Exercise description: Using the listing below, report all lines holding the word "seqIdThr".

Supplied material:
# soedinglab/spacedust

Measured on AMD Instinct MI355X. Metric: clustersearch throughput (genome-pairs/s; SW GCUPS alongside), higher is better.
Workload: dtype int16

## Files before the change

### include/spacedust_gpu.h

```cpp
#ifndef SPACEDUST_GPU_H
#define SPACEDUST_GPU_H

#include <stddef.h>
#include <stdint.h>

#ifdef __cplusplus
extern "C" {
#endif

enum {
    SD_OK = 0,
    SD_ENODEVICE = -1,
    SD_EHIP = -2,
    SD_EINVAL = -3,
    SD_ENOMEM = -4,
    SD_EUNSUPPORTED = -5,
    SD_EMISMATCH = -6
};

typedef struct sd_ctx sd_ctx;
typedef struct sd_seqset sd_seqset;
typedef struct sd_target sd_target;

int sd_ctx_create(int device, sd_ctx **out);
// ... 59 lines not shown
                                    uint32_t nPairs, const uint32_t *pairQ, const uint32_t *pairT, const uint16_t *pairDiag,
                                    const uint8_t *isIdentity, float seqIdThr, int32_t alnLenThr, uint32_t *outIdx, sd_sw_result *out,
                                    uint32_t *nOut, char *btPool, uint64_t btCap, uint64_t *btUsed);

int sd_sw_align_alt_batch(sd_ctx *ctx, const sd_sw_params *par, const sd_seqset *queries, const sd_seqset *targets, uint32_t nSeeds,
                          const uint32_t *seedQ, const uint32_t *seedT, const int32_t *tStart, const int32_t *tEnd,
                          const uint8_t *isIdentity, uint32_t maxAlt, float seqIdThr, int32_t alnLenThr, int32_t seqIdMode,
                          sd_sw_result *out, uint32_t *outCount, char *btPool, uint64_t btCap, uint64_t *btUsed);
int sd_sw_alt_last_stats(sd_ctx *ctx, uint64_t *groups, uint64_t *seedRounds, uint64_t *bytesCopied);

int sd_sw_set_cigar_pool(sd_ctx *ctx, int on);
int sd_sw_download_bytes(sd_ctx *ctx, uint64_t *recordBytes, uint64_t *poolBytes);

int sd_sw_set_narrow_final(sd_ctx *ctx, int on);
int sd_sw_set_shared_start(sd_ctx *ctx, int on);

int sd_selftest_sort_pairs(sd_ctx *ctx, const uint32_t *keys, const uint32_t *vals, uint32_t n, int beginBit, int endBit, uint32_t *outKeys,
                           uint32_t *outVals);
int sd_selftest_scan(sd_ctx *ctx, const uint32_t *in, uint32_t n, uint64_t *exclusiveSum, uint32_t *runningMax);
int sd_selftest_score_class(int kernel , int32_t n, int32_t tL, int shared, int32_t wideRowLimit,
                            uint32_t *klass, char *scope, size_t cap);
int sd_selftest_r2p_weights(sd_ctx *ctx, uint32_t nTasks, const uint32_t *nRows, const uint32_t *L, const uint8_t *cells, float *freq,
                            float *eff);

int sd_sw_align_batch_hostpath(sd_ctx *ctx, const sd_sw_params *par, const sd_seqset *queries, const sd_seqset *targets,
                               uint32_t nPairs, const uint32_t *pairQ, const uint32_t *pairT, const uint8_t *isIdentity,
                               sd_sw_result *out, char *btPool, uint64_t btCap, uint64_t *btUsed);

int sd_sw_score_batch(sd_ctx *ctx, const sd_sw_params *par, const sd_seqset *queries, const sd_seqset *targets,
                      uint32_t nPairs, const uint32_t *pairQ, const uint32_t *pairT, int lanes, int reverse,
                      const int32_t *qEnd, const int32_t *tEnd, int32_t *out);

int sd_sw_last_cells(sd_ctx *ctx, uint64_t *forwardCells, uint64_t *reverseCells, uint64_t *tracebackCells);

typedef struct {
    int32_t kmerSize;
// ... 419 lines not shown
```

### spacedust_amd/_lib.py

```python
import ctypes as C
import os

import numpy as np

HERE = os.path.dirname(os.path.abspath(__file__))
LIB_PATH = os.path.join(HERE, 'libsdgpu.so')

_vp = C.c_void_p


SD_OK, SD_ENODEVICE, SD_EHIP, SD_EINVAL, SD_ENOMEM, SD_EUNSUPPORTED, SD_EMISMATCH = 0, -1, -2, -3, -4, -5, -6


class SdError(RuntimeError):
    pass


class SwParams(C.Structure):
    _fields_ = [('gapOpen', C.c_int32), ('gapExtend', C.c_int32), ('matrix', C.c_int8 * 441), ('covMode', C.c_int32),
                ('covThr', C.c_float), ('evalThr', C.c_double), ('swMode', C.c_int32), ('dbResidues', C.c_uint64)]


class SwResult(C.Structure):
    _fields_ = [('score', C.c_int32), ('qStart', C.c_int32), ('qEnd', C.c_int32), ('tStart', C.c_int32),
# ... 223 lines not shown
        'sd_search_result_arrays': (C.c_int, [_vp] + [_vp] * 12),
        'sd_search_result_write_tsv': (C.c_int, [_vp, C.c_char_p, C.c_char_p, _vp, C.c_char_p, _vp, C.c_char_p, _vp, C.c_char_p, _vp,
                                                 C.c_int, C.c_int, C.c_uint64, C.POINTER(C.c_uint64), C.POINTER(C.c_uint64)]),
        'sd_search_result_records': (C.c_int, [_vp, _vp, C.c_uint64, C.POINTER(C.c_uint64)]),
        'sd_agg_records': (C.c_int, [_vp] * 7 + [_vp, C.c_uint64, C.POINTER(C.c_uint64)]),
        'sd_records_check': (C.c_int, [_vp, C.c_uint64, C.c_uint32, C.c_uint32, C.c_uint32, C.c_uint32, C.POINTER(C.c_uint64), C.POINTER(C.c_uint64)]),
        'sd_records_write_tsv': (C.c_int, [_vp, C.c_uint64, C.c_char_p, C.c_int, C.c_uint64, C.c_char_p, _vp, C.c_char_p, _vp, C.c_char_p, _vp,
                                           C.c_char_p, _vp, C.c_int, C.POINTER(C.c_uint64), C.POINTER(C.c_uint64)]),
        'sd_search_result_destroy': (None, [_vp]),
        'sd_search_stats': (C.c_int, [_vp, _vp, _vp]),
        'sd_search_download_bytes': (C.c_int, [_vp, C.POINTER(C.c_uint64), C.POINTER(C.c_uint64)]),
        'sd_sw_set_cigar_pool': (C.c_int, [_vp, C.c_int]),
        'sd_sw_download_bytes': (C.c_int, [_vp, C.POINTER(C.c_uint64), C.POINTER(C.c_uint64)]),
        'sd_sw_set_narrow_final': (C.c_int, [_vp, C.c_int]),
        'sd_sw_set_shared_start': (C.c_int, [_vp, C.c_int]),
        'sd_r2p_create': (C.c_int, [C.POINTER(_vp)]),
        'sd_r2p_destroy': (None, [_vp]),
        'sd_r2p_batch': (C.c_int, [_vp, C.POINTER(R2pParams), C.c_uint32] + [_vp] * 12),
        'sd_r2p_batch_device': (C.c_int, [_vp, _vp, C.POINTER(R2pParams), C.c_uint32] + [_vp] * 12),
        'sd_selftest_r2p_weights': (C.c_int, [_vp, C.c_uint32, _vp, _vp, _vp, _vp, _vp]),
        'sd_selftest_score_class': (C.c_int, [C.c_int, C.c_int32, C.c_int32, C.c_int, C.c_int32, C.POINTER(C.c_uint32), C.c_char_p, C.c_size_t]),
        'sd_shard_query_sets': (C.c_int, [_vp, C.c_uint32, C.c_uint32, C.c_uint32, _vp, C.POINTER(C.c_uint32)]),
        'sd_comm_unique_id': (C.c_int, [C.c_char_p]),
        'sd_comm_init': (C.c_int, [C.c_int, C.c_int, C.c_int, C.c_char_p, C.POINTER(_vp)]),
        'sd_comm_destroy': (None, [_vp]),
        'sd_comm_host_buffer': (C.c_int, [_vp, C.c_int, C.c_uint64, C.POINTER(_vp)]),
        'sd_comm_last_error': (C.c_char_p, [_vp]),
        'sd_search_set_records_sink': (C.c_int, [_vp, _vp, _vp]),
        'sd_gather_stream_begin': (C.c_int, [_vp, C.c_int, C.c_uint32, _vp, C.c_uint32, _vp, C.c_uint64, C.c_int, C.POINTER(_vp)]),
        'sd_gather_stream_end': (C.c_int, [_vp, _vp, _vp, C.POINTER(C.c_uint64)]),
# ... 61 lines not shown
```

### spacedust_amd/api.py

```python
import ctypes as C

import numpy as np

from . import _lib
from .cpus import effective_cpus
from ._lib import SdError, ptr


def _check(ctx, rc, what):
    if rc != 0:
        msg = ''
        if ctx is not None:
            msg = _lib.load().sd_last_error(ctx).decode(errors='replace')
        raise SdError('%s failed (%d): %s' % (what, rc, msg))
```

Response to this task:
                                    const uint8_t *isIdentity, float seqIdThr, int32_t alnLenThr, uint32_t *outIdx, sd_sw_result *out,
                          const uint8_t *isIdentity, uint32_t maxAlt, float seqIdThr, int32_t alnLenThr, int32_t seqIdMode,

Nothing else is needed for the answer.